Every time I watch any of those cooking-challenge-chef shows, I roll my eyes. Puh-leaaaase. Cook a delicious, creative dinner with seemingly random ingredients? Handle emotional, interpersonal blow-ups mid meal prep? Serve food you’ve worked hard to prepare to extremely harsh, blunt critics? This is more commonly known as…every night of my life. I am not on some fancy reality show, however, I’m cooking with young kids. I’m sure more than a few of you can relate.
I have a lot of friends with children of similar ages to mine (4 and almost 2 years old), and we all seem to agree that something happens between about 5:00 and 6:45 each evening that causes our children to go completely insane. I am a firm believer in the importance of eating together, as a family, around the dinner table, and since my husband usually doesn’t arrive home from work until 6:45 or so, this means I’m on kid duty and dinner duty. I don’t go into this unprepared; I meal plan each week and grocery shop accordingly, I make sure my kids have a snack around 3:30 in the afternoon so they’re not starving and cranky while I’m cooking, and I try to save the really fun activities, such as play dough and blanket forts, for this time of day. Instead of these calm and engaging (re: safe) activities, my sons opt for “beanbag sled rides” (see photo below for explanation), brothers’ wrestling, or something my older son calls “baby trapping” which involves tossing blankets over my toddler’s head as he walks by. None of these end well very often.
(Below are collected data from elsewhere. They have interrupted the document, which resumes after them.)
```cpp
__device__ __forceinline__ void hv_swap32(double &x, double &y) {
    const auto lo = __builtin_amdgcn_permlane32_swap((unsigned)__double2loint(x), (unsigned)__double2loint(y), false, false);
    const auto hi = __builtin_amdgcn_permlane32_swap((unsigned)__double2hiint(x), (unsigned)__double2hiint(y), false, false);
    x = __hiloint2double((int)hi[0], (int)lo[0]);
    y = __hiloint2double((int)hi[1], (int)lo[1]);
// ... 128 lines not shown
        for (int c = 0; c < NC; ++c) {
            z[c] = sigmoid_fast(acc[c]);
            w[c] = z[c] * (1.0 - z[c]);
        }
    }
#pragma unroll
    for (int c = 0; c < NC; ++c)
        if (tid + c * NT >= n) { z[c] = 0.0; w[c] = 0.0; }
    if (KR != K) asm volatile("" ::: "memory");
    hv_chunks<CutT, K, NC, 0, hv_chunk_len(NV, hv_cap(K)), NV, HESS, KR>(av, load, z, w, lane, Pw);
}

template <typename CutT, int K, int NW, bool HESS, int LR, bool GSRC>
__device__ __noinline__ void hv_column_pass_fn(const CutT *As_, const CutT *AsL_, int ldA, int k, int zrow, int n, int n_pad,
                                               int tid, double lam, double *Pw_) {
    typedef const __attribute__((address_space(3))) CutT *LdsCut;
    typedef const __attribute__((address_space(1))) CutT *GlbCut;
    typedef __attribute__((address_space(3))) double *LdsDbl;
    ldA = uni(ldA); k = uni(k); zrow = uni(zrow); n = uni(n); n_pad = uni(n_pad);
    if constexpr (GSRC) hv_column_pass<CutT, K, NW, HESS, LR>((GlbCut)As_, (LdsCut)AsL_, ldA, k, zrow, n, n_pad, tid, lam, (LdsDbl)Pw_);
    else hv_column_pass<CutT, K, NW, HESS, LR>((LdsCut)As_, (LdsCut)AsL_, ldA, k, zrow, n, n_pad, tid, lam, (LdsDbl)Pw_);
}

template <typename CutT, int NW, bool HESS, int LR, bool GSRC, bool ALLFN = false>
__device__ __forceinline__ void hv_column_pass_k(const CutT *As, const CutT *AsL, int ldA, int k, int zrow, int n, int n_pad,
                                                 int tid, double lam, double *Pw) {
    if constexpr (ALLFN) {
        switch (hv_padded(k)) {
        case 2: hv_column_pass_fn<CutT, 2, NW, HESS, LR, GSRC>(As, AsL, ldA, k, zrow, n, n_pad, tid, lam, Pw); break;
        case 3: hv_column_pass_fn<CutT, 3, NW, HESS, LR, GSRC>(As, AsL, ldA, k, zrow, n, n_pad, tid, lam, Pw); break;
        case 4: hv_column_pass_fn<CutT, 4, NW, HESS, LR, GSRC>(As, AsL, ldA, k, zrow, n, n_pad, tid, lam, Pw); break;
        case 5: hv_column_pass_fn<CutT, 5, NW, HESS, LR, GSRC>(As, AsL, ldA, k, zrow, n, n_pad, tid, lam, Pw); break;
        case 6: hv_column_pass_fn<CutT, 6, NW, HESS, LR, GSRC>(As, AsL, ldA, k, zrow, n, n_pad, tid, lam, Pw); break;
        case 7: hv_column_pass_fn<CutT, 7, NW, HESS, LR, GSRC>(As, AsL, ldA, k, zrow, n, n_pad, tid, lam, Pw); break;
        default: hv_column_pass_fn<CutT, 8, NW, HESS, LR, GSRC>(As, AsL, ldA, k, zrow, n, n_pad, tid, lam, Pw); break;
        }
        return;
    }
    switch (hv_padded(k)) {
    case 2: hv_column_pass<CutT, 2, NW, HESS, LR>(As, AsL, ldA, k, zrow, n, n_pad, tid, lam, Pw); break;
    case 3: hv_column_pass<CutT, 3, NW, HESS, LR>(As, AsL, ldA, k, zrow, n, n_pad, tid, lam, Pw); break;
    case 4: hv_column_pass<CutT, 4, NW, HESS, LR>(As, AsL, ldA, k, zrow, n, n_pad, tid, lam, Pw); break;
    case 5: hv_column_pass<CutT, 5, NW, HESS, LR>(As, AsL, ldA, k, zrow, n, n_pad, tid, lam, Pw); break;
    case 6: hv_column_pass<CutT, 6, NW, HESS, LR>(As, AsL, ldA, k, zrow, n, n_pad, tid, lam, Pw); break;
    case 7: hv_column_pass<CutT, 7, NW, HESS, LR>(As, AsL, ldA, k, zrow, n, n_pad, tid, lam, Pw); break;
    case 8: hv_column_pass_fn<CutT, 8, NW, HESS, LR, GSRC>(As, AsL, ldA, k, zrow, n, n_pad, tid, lam, Pw); break;
    case 10: hv_column_pass_fn<CutT, 10, NW, HESS, LR, GSRC>(As, AsL, ldA, k, zrow, n, n_pad, tid, lam, Pw); break;
    case 12: hv_column_pass_fn<CutT, 12, NW, HESS, LR, GSRC>(As, AsL, ldA, k, zrow, n, n_pad, tid, lam, Pw); break;
    case 14: hv_column_pass_fn<CutT, 14, NW, HESS, LR, GSRC>(As, AsL, ldA, k, zrow, n, n_pad, tid, lam, Pw); break;
// ... 70 lines not shown
```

Needless to say, I’ve started streamlining dinners at our house. I’ve made a firm rule that our kitchen is closed at 5:00. Oddly enough, this has worked out extremely well and unintentionally led to some brotherly bonding. If the toddler wanders into the kitchen, I call in the preschooler to “help me enforce the closed kitchen rule” by leading him by the hand to go play in the other room. Since our toddler would probably jump through a flaming hoop if his older brother told him to (dear God, it’s going to be a long 20 or so years!), he listens, gleefully.
Additionally, I’ve begun to enlist help for the dinner-related chores. I set out everything that needs to go to the table on the counter, and call in the kids when it’s time to set the table. They love this! I only end up bringing in the heavy or hot items…they set out the plates, condiments, napkins, and glasses. Not only does this actually help me, it keeps them occupied and injury-free for a solid 15 minutes.
Finally, I cook ahead and plan ahead as much as possible. In the early morning hours, the boys are really well-behaved. For this reason, the crock pot has been a life saver. If I take 5-10 minutes and start some chicken with our favorite barbecue sauce in the morning, my only real “cooking” during the pre-dinner witching hour consists of putting out rolls and throwing a salad together. If I have the energy before bed or on the weekend, I can roll out a pizza crust and partially bake it. All that’s left to do during the dinner hour is top it with sauce, cheese and veggies and bake it. You get the idea.
Here are a few of my favorite (nearly) instant family dinners that you can make even if your children, like mine, turn into raving lunatics at the mere sight of you preheating the oven…
- Crock Pot Tikka Masala: One jar of tikka masala sauce, half a jar of water, and two chicken breasts (or more, if desired) in the crock pot on low for 8 hours. Serve over rice (the only thing you’ll need to cook in the evening!).
- Chicken Gorgonzola Salad: If you grill on the weekends, grill two extra chicken breasts brushed with balsamic dressing. Store them in the fridge. Put chicken over baby salad greens with walnuts, gorgonzola, pears, and balsamic dressing.
- Homemade Pizza: I use this recipe . It’s easy, and takes only 30 minutes to rise. I bake it either really early in the morning, before the kids are up, or the night before, just until the dough is firm (not browned). You can even wrap it in foil and freeze it. Simply top with sauce, cheese, veggies, pepperoni, ham, pineapple…whatever…and bake at 400 for about 15 minutes. You can also swap half the white flour for wheat flour easily in this recipe.
- Mexican Pizza: Make the same “do-ahead” crust as above, except top with fresh salsa (from the produce section at the grocery store), half a can of black beans, half a can of corn, and cheddar cheese. You can add chicken or steak if you have leftovers in the fridge. Bake at 400 until cheese is bubbly and serve with guacamole and sour cream.
- Spicy Chicken Crockpot Soup: Easiest soup ever…and relatively healthy! Pour four cups of low sodium chicken broth into the crock pot. Add one chopped chicken breast, a can of tomatoes with jalapeno peppers, a teaspoon of cumin, and half a teaspoon of black pepper. Cook on low for 8 hours. About 30 minutes before serving, add one can of drained, rinsed black beans and one can of drained, rinsed corn (frozen corn works, too, if that’s what you have on hand!). Leave in the crock pot on warm until ready to eat. Serve with tortilla chips, guacamole and cheddar cheese.
Do you have any fast (but still kind-of-homemade) go-to dinners for those nights when your kids are melting? I’d love to hear your suggestions to add to our rotation!